O sindicalismo é, nos dias de hoje, um movimento social muito comum e bastante poderoso, estabelecido para a defesa das condições sociais e interesses dos trabalhadores.
E, de facto, a vida dos trabalhadores não tem sido fácil. Diariamente assistimos ao aumento contínuo e generalizado de preços no mercado, o que faz com que cada vez mais o poder de compra dos salários diminua. No cômputo geral, os salários auferidos pelos trabalhadores não chegam para cobrir as necessidades como a alimentação, o que faz com que esses estejam atolados permanentemente em dívidas. É muito difícil manter a vida sendo trabalhador, quer do sector privado como do sector público. O pior é que, enquanto os bens e serviços no mercado estão constantemente a subir, as entidades patronais, por sua vez, optam em manter fixos os salários por longos anos. A maioria das pessoas hoje não tem certeza se terá uma refeição durante o dia. Por sua vez, o número de mendigos e pedintes espalhados pelas ruas aumentou consideravelmente, como prova clara do empobrecimento da sociedade. Por conta disso, actualmente o mercado de trabalho a nível mundial tem sido palco de inúmeras e sucessivas greves em todos os sectores da actividade económica. Professores, enfermeiros, médicos, funcionários do sector privado e público no geral, periodicamente, realizam greves, tendo como principal reivindicação o aumento de salários. Durante o primeiro semestre de 2024, uma greve geral foi realizada em Angola, cuja reivindicação principal era o aumento do salário mínimo nacional para 250 mil Kwanzas, equivalente a 290 Usd. Para além do salário mínimo nacional, os sindicatos exigiam também o aumento do salário da função pública, a redução do imposto sobre o rendimento do trabalho para 15%, subsídios para funcionários em zonas recônditas, entre outras.
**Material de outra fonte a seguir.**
# awikner/SPEEDY-ML-1

Measured on AMD Instinct MI355X. Metric: hybrid timesteps/sec, T30L8 + 1152x6k-node reservoirs; 1/2/4/8-GPU scaling, higher is better.
Workload: dtype f64

## Files before the change

### speedy-ml-1_amd/csrc/sml_reservoir.hip

```cpp
#include <hip/hip_ext.h>
#include <hip/hip_runtime.h>

#include <algorithm>
#include <cmath>
#include <cstdlib>
#include <cstring>
#include <new>
#include <type_traits>
#include <vector>

#include "sml_internal.hpp"
#include "sml_timeline.hpp"

SML_TL_DEFINE(reservoir)

#ifndef SML_READ_NT
#define SML_READ_NT 1
#endif
#ifndef SML_UPD_NT
#define SML_UPD_NT 1
#endif

using namespace sml;

namespace {

constexpr int kLdAlign = 32;
constexpr int kRows = 8;
constexpr int kRowsWide = 17;
constexpr int kWideWaves = 2;
constexpr int kMaxNcs = 256;
constexpr int kMeanStd = 36;
constexpr int kTisrStride = 16;
constexpr int kSrcKeep = -1;

constexpr int kEllA = 8;
constexpr int kEllW = 1;

struct RegionDev {
    int n, ninp, ld;
    int a_w, w_w;
    int a_ov;
    int w_q;
    uint32_t w_magic;
    int64_t a_rp, a_nz, w_rp, w_nz, wout, x, xaug, fb;
    int64_t wlm;
    int64_t a_ell, w_ell;
    int64_t a_om;
    int64_t a_oe;
};

}

struct sml_reservoirs {
    int numregions = 0, nlocal = 0, ncs = 0, nout = 0, nout_pad = 0, wdtype = SML_F32;
    int ov_ld = 0;
    double leakage = 1.0;
    std::vector<int> region_ids, n, k, ninp, ld;
    std::vector<unsigned char> sst, loaded;
    std::vector<RegionGeom> geom;
    std::vector<RegionDev> rd;
    int64_t tot_wlm = 0;
    void *d_wlm = nullptr;
    int64_t tot_a_rp = 0, tot_a_nz = 0, tot_w_rp = 0, tot_w_nz = 0, tot_wout = 0, tot_xaug = 0,
            tot_fb = 0;
    std::vector<int64_t> w_nz_cap;
    int maxn = 0, maxninp = 0;
    int device = 0;
    RegionDev *d_rd = nullptr;
    int32_t *d_a_rp = nullptr, *d_w_rp = nullptr;
    uint16_t *d_a_col = nullptr, *d_w_col = nullptr;
    void *d_a_val = nullptr, *d_w_val = nullptr, *d_wout = nullptr;
    std::vector<int> a_ell_cap, w_ell_cap;
    int64_t tot_a_ell = 0, tot_w_ell = 0, tot_a_om = 0, tot_a_oe = 0;
    uint16_t *d_a_ell_col = nullptr, *d_w_ell_col = nullptr;
    void *d_a_ell_val = nullptr, *d_w_ell_val = nullptr;
    uint64_t *d_a_om = nullptr;
    uint32_t *d_a_ob = nullptr;
    uint16_t *d_a_oc = nullptr;
    void *d_a_ov = nullptr;
    void *d_zero = nullptr;
    bool no_ell = false;
    double *d_x[2] = {nullptr, nullptr};
    int cur = 0;
    double *d_meanstd = nullptr;
    double *d_part = nullptr;
    int read_waves = 2048;
    int begin_mode = 0;
    bool upd_bal = true;
    bool finish_ungrouped = false;
    bool stepwise_drive = false;
    int32_t *d_tgt_idx = nullptr;
    const uint64_t *fin_wflag = nullptr;
    uint64_t fin_wval = 0;
    unsigned *fin_wlate = nullptr;
    long long fin_wtimeout = 400000000ll;
    int upd_cus = 0, ncu = 0;
    std::vector<int32_t> blk_off;
    std::vector<std::vector<int32_t>> blk_host;
    int blk_cap = 0;
    size_t max_lds = 0;
    int ell_ok = -1;
    int32_t *d_row0 = nullptr, *d_blk_r0 = nullptr;
    std::vector<int32_t> row0_h;
    bool begun = false;
    int8_t *d_outl = nullptr;
    int32_t *d_asm_dst = nullptr;
    int32_t *d_fb_src = nullptr;
    uint8_t *d_fb_l = nullptr;
    uint16_t *d_fb_reg = nullptr;
    int tot_tisr = 0;
    int32_t *d_tisr_fb = nullptr, *d_tisr_grid = nullptr;
    uint16_t *d_tisr_reg = nullptr;
    int32_t *d_lm_src = nullptr;
    uint8_t *d_lm_l = nullptr;
    double *d_io = nullptr;
    size_t d_io_n = 0;
    std::vector<hipEvent_t> ev;
    int ev_cap = 0, ev_used = 0;
    bool timing = false;
    std::vector<double> meanstd_h;
    bool generic = false;
    std::vector<int8_t> out_l;
};

namespace {

__device__ inline int xcd_remap(int b, int nb) {
    const int q8 = nb / 8, rem = nb % 8, xcd = b % 8, idx = b / 8;
    return xcd * q8 + min(xcd, rem) + idx;
}

constexpr int kUpdThreads = 1024;

struct Ell {
    const uint16_t *a_col;
    const void *a_val;
    const uint16_t *w_col;
    const void *w_val;
    const uint64_t *a_om;
    const uint32_t *a_ob;
    const uint16_t *a_oc;
    const void *a_ov;
    const void *zero;
};

template <typename WT>
struct RowRegs {
    uint32_t c[kEllA / 2];
    WT v[kEllA];
    uint32_t wc;
    WT wv;
    uint64_t om;
    uint32_t ob;
    uint32_t oc;
    WT ov;
    bool oh;
};

template <typename T>
__device__ inline T stream_load(const T *p) {
#if SML_UPD_NT
    return __builtin_nontemporal_load(p);
#else
    return *p;
#endif
}

template <typename WT>
struct Pair;
template <>
struct Pair<float> {
    typedef float N __attribute__((ext_vector_type(2)));
};
template <>
struct Pair<double> {
    typedef double N __attribute__((ext_vector_type(2)));
};

template <bool kNT, typename T>
__device__ inline T row_load(const T *p) {
    if constexpr (kNT)
        return stream_load(p);
    else
        return *p;
}

template <typename WT, bool kNT = true>
__device__ inline void load_pair(RowRegs<WT> &q, int p, const uint32_t *cp, const WT *vp) {
    typedef typename Pair<WT>::N V2;
    q.c[p] = row_load<kNT>(cp);
    const V2 v = row_load<kNT>(reinterpret_cast<const V2 *>(vp));
    q.v[2 * p] = v.x;
    q.v[2 * p + 1] = v.y;
}

__device__ inline uint32_t win_col_implicit(const RegionDev &rg, int i) {
    return __umulhi((uint32_t)i, rg.w_magic);
}

template <typename WT, bool kNT = true>
__device__ inline void load_row(RowRegs<WT> &q, const RegionDev &rg, const Ell &ell, int i, bool live) {
    if (live && rg.a_w > 0) {
        const uint32_t *cb = reinterpret_cast<const uint32_t *>(ell.a_col + rg.a_ell);
        const WT *vb = (const WT *)ell.a_val + rg.a_ell;
        const int np = (rg.a_w + 1) >> 1, n = rg.n;
#pragma unroll
        for (int p = 0; p < kEllA / 2; ++p)
            if (p < np) load_pair<WT, kNT>(q, p, cb + (size_t)p * n + i, vb + 2 * ((size_t)p * n + i));
        if (rg.a_ov) {
            q.om = row_load<kNT>(ell.a_om + rg.a_om + (i >> 6));
            q.ob = row_load<kNT>(ell.a_ob + rg.a_om + (i >> 6));
        }
    }
    if (live && rg.w_w > 0) {
        q.wc = rg.w_q > 0 ? win_col_implicit(rg, i) : (uint32_t)row_load<kNT>(ell.w_col + rg.w_ell + i);
        q.wv = row_load<kNT>((const WT *)ell.w_val + rg.w_ell + i);
    }
}

template <typename WT, int NP, bool OVF>
__device__ inline void load_row_fixed(RowRegs<WT> &q, const RegionDev &rg, const Ell &ell, int i) {
    const uint32_t *cb = reinterpret_cast<const uint32_t *>(ell.a_col + rg.a_ell);
    const WT *vb = (const WT *)ell.a_val + rg.a_ell;
    const uint32_t *zc = reinterpret_cast<const uint32_t *>(ell.zero);
    const WT *zv = reinterpret_cast<const WT *>(ell.zero);
    const int np = (rg.a_w + 1) >> 1, n = rg.n;
    if (OVF) {
        q.om = 0;
        q.ob = 0;
        if (rg.a_ov) {
            q.om = stream_load(ell.a_om + rg.a_om + (i >> 6));
            q.ob = stream_load(ell.a_ob + rg.a_om + (i >> 6));
        }
    }
#pragma unroll
    for (int p = 0; p < NP; ++p) {
        const bool in = p < np;
        load_pair(q, p, in ? cb + (size_t)p * n + i : zc, in ? vb + 2 * ((size_t)p * n + i) : zv);
    }
    if (rg.w_q > 0)
        q.wc = win_col_implicit(rg, i);
    else
        q.wc = stream_load(ell.w_col + rg.w_ell + i);
    q.wv = stream_load((const WT *)ell.w_val + rg.w_ell + i);
}

template <typename WT, bool kFixed>
__device__ inline void resolve_ovf(RowRegs<WT> &q, const RegionDev &rg, const Ell &ell, int i) {
    const int b = i & 63;
    const uint64_t below = b ? q.om << (64 - b) : 0ull;
    q.oh = rg.a_ov && ((q.om >> b) & 1ull);
    const int64_t e = rg.a_oe + q.ob + __popcll(below);
    if (q.oh) {
        q.oc = kFixed ? stream_load(ell.a_oc + e) : ell.a_oc[e];
        q.ov = kFixed ? stream_load((const WT *)ell.a_ov + e) : ((const WT *)ell.a_ov)[e];
    }
}

__device__ __attribute__((always_inline)) inline double res_tanh(double x) {
    double a = fabs(x);
    a = a > 20.0 ? 20.0 : a;
    const double em = expm1(2.0 * a);
    return copysign(em / (em + 2.0), x);
}

template <typename WT>
__device__ inline int ell_col(const RowRegs<WT> &q, int s) {
    return (int)((q.c[s >> 1] >> (16 * (s & 1))) & 0xffffu);
}

template <typename WT>
__device__ __attribute__((always_inline)) inline double ell_row_value(const RowRegs<WT> &q, const RegionDev &rg,
                                                                      const double *xs, const double *fs, int i,
                                                                      double leak) {
    double y = 0.0;
#pragma unroll
    for (int s = 0; s < kEllA; ++s)
        if (s < rg.a_w) y = y + (double)q.v[s] * xs[ell_col(q, s)];
    if (q.oh) y = y + (double)q.ov * xs[q.oc];
    double t = 0.0;
    t = t + (double)q.wv * fs[q.wc];
    const double xn = res_tanh(y + t);
    return (1.0 - leak) * xs[i] + leak * xn;
}

template <typename WT>
struct CsrRows {
    const int32_t *rp;
    const uint16_t *ac;
    const WT *av;
    const int32_t *wp;
    const uint16_t *wc;
    const WT *wv;
};

template <typename WT>
__device__ __attribute__((always_inline)) inline double row_value(RowRegs<WT> &cur, const RegionDev &rg,
                                                                  const Ell &ell, const CsrRows<WT> &csr,
                                                                  const double *xs, const double *fs, int i,
                                                                  double leak) {
    double y = 0.0;
    if (rg.a_w > 0) {
        cur.oh = false;
        if (rg.a_ov) resolve_ovf<WT, false>(cur, rg, ell, i);
#pragma unroll
        for (int s = 0; s < kEllA; ++s)
            if (s < rg.a_w) y = y + (double)cur.v[s] * xs[ell_col(cur, s)];
        if (cur.oh) y = y + (double)cur.ov * xs[cur.oc];
    } else {
        for (int e = csr.rp[i], e1 = csr.rp[i + 1]; e < e1; ++e) y = y + (double)csr.av[e] * xs[csr.ac[e]];
    }
    double t = 0.0;
    if (rg.w_w > 0) {
        t = t + (double)cur.wv * fs[cur.wc];
    } else {
        for (int e = csr.wp[i], e1 = csr.wp[i + 1]; e < e1; ++e) t = t + (double)csr.wv[e] * fs[csr.wc[e]];
    }
    const double xn = res_tanh(y + t);
    return (1.0 - leak) * xs[i] + leak * xn;
}
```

Diante de inúmeras reivindicações e pautas defendidas pelos sindicatos, algumas questões podem ser levantadas sobre a sua actuação. Sendo que a principal reivindicação dos trabalhadores tem sido sobre o aumento dos salários, como se pode então aumentar os salários economicamente? Num País como Angola, onde o estado é o principal empregador, que impacto social causa o aumento de salários de forma arbitrária ou por decreto? A luta deve ser por mais aumentos salariais ou por mais poder de compra? Qual deve afinal ser o posicionamento correcto de uma instituição sindical?
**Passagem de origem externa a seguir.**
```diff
diff --git a/box2d-mt_amd/csrc/b2hip_api_callbacks.h b/box2d-mt_amd/csrc/b2hip_api_callbacks.h
--- a/box2d-mt_amd/csrc/b2hip_api_callbacks.h
+++ b/box2d-mt_amd/csrc/b2hip_api_callbacks.h
@@ -239,6 +239,14 @@
 	{
 		if (first != 0 || count != 1) return setError(B2HIP_ERR_INVALID, "island-build statistics: [0, 1)");
 		memcpy(out, &w->statUnionSkipped, sizeof(long long));
+		return 0;
+	}
+	case 32:
+	{
+		if (first < 0 || count < 0 || first + count > COLOR_LDS_STATS) return setError(B2HIP_ERR_INVALID, "k_color_small statistics: [0, 10)");
+		long long stats[COLOR_LDS_STATS] = {};
+		if (w->colorLdsStats.p) HIP_TRY(hipMemcpy(stats, w->colorLdsStats.p, sizeof(stats), hipMemcpyDeviceToHost));
+		memcpy(out, stats + first, (size_t)count * sizeof(long long));
 		return 0;
 	}
 	case 29:
diff --git a/box2d-mt_amd/csrc/b2hip_host_world.h b/box2d-mt_amd/csrc/b2hip_host_world.h
--- a/box2d-mt_amd/csrc/b2hip_host_world.h
+++ b/box2d-mt_amd/csrc/b2hip_host_world.h
@@ -258,6 +258,7 @@
 	X(int4, li_ref, z.cc, true, true) \
 	X(uint32_t, bodyClaim, z.nb, true, true) \
 	X(uint64_t, bodyColorMask, z.nb, true, true) \
+	X(unsigned long long, colorLdsStats, COLOR_LDS_STATS, true, true) \
 	X(uint64_t, bodyActive, z.nb, true, true) \
 	X(uint64_t, bodyRest, z.nb, true, true) \
 	X(float4, b_posv, z.nb, true, true) \
@@ -1093,6 +1094,8 @@
 	d.noFreeBodies = envOn("B2HIP_NO_FREE_BODIES") ? 1 : 0;
 	d.testMaxColors = envInt("B2HIP_TEST_MAX_COLORS", 0);
 	d.testColorRounds = envInt("B2HIP_TEST_COLOR_ROUNDS", 0);
+	d.colorSmallLds = envInt("B2HIP_COLOR_SMALL_LDS", 1) != 0 ? 1 : 0;
+	d.colorLdsBodies = std::max(1, std::min((int)COLOR_LDS_MAX_BODIES, envInt("B2HIP_TEST_COLOR_LDS_BODIES", COLOR_LDS_MAX_BODIES)));
 	d.testSpinMax = std::max(0, envInt("B2HIP_TEST_SPIN_MAX", 0));
 	d.restPoll = getenv("B2HIP_REST_POLL") ? std::max(1, std::min(16, atoi(getenv("B2HIP_REST_POLL")))) : 1;
 	d.hubSerial = envOn("B2HIP_HUB_SERIAL") ? 1 : 0;
```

Bem, o sindicalismo, tal como se apresenta nos dias de hoje, é fruto de algum erro epistemológico e histórico relacionado com a teoria de classes sociais. Durante o século XIX, um grupo de teóricos libertários de laissez-faire dedicou-se num determinado período ao estudo de uma teoria sociológica e histórica de classes sociais. Compunha esse grupo de teóricos James Mill, Jean Baptist Say, Charles Comte, Charles Dunoyer entre outros. Para esses teóricos, o percurso da história humana foi sempre marcado por duas classes conflitantes, composta pela classe dominante – que domina ou governa o estado, controlando todo aparato estatal – e a classe dos dominados – formada pela sociedade em geral ou por grupos de produtores fora do aparato do estado. Para ficar claro, deve entender-se como classe de governantes ou dominantes todos indivíduos ou instituições que vivem ou lucram com o estado, isto é, indivíduos, grupo de indivíduos ou instituições que vivem sem produzir, como são os funcionários públicos, políticos, lobistas e todas empresas que trabalham ou lucram com estado.
Assim, depois de identificadas as classes sociais e os conflitos existentes entre elas, a tarefa teórica seguida pelos libertários foi a de descobrir como construir uma sociedade sem classes, isto é, uma sociedade sem classes conflitantes e com mais liberdade. A solução encontrada pelos teóricos que vimos citando é o “industrielisme” ou sociedade industrial. Como Rothbard aponta,
A emergência de uma sociedade industrial exigiu um livre mercado internacional para possibilitá-la funcionar; portanto, Comte e Dunoyer consideram como inevitável que uma economia de livre mercado se difunda pela Europa e, eventualmente, pelo mundo, dissolvendo as classes dominantes e trazendo uma região e um mundo libertários, um mundo livre da opressão do estado.[1]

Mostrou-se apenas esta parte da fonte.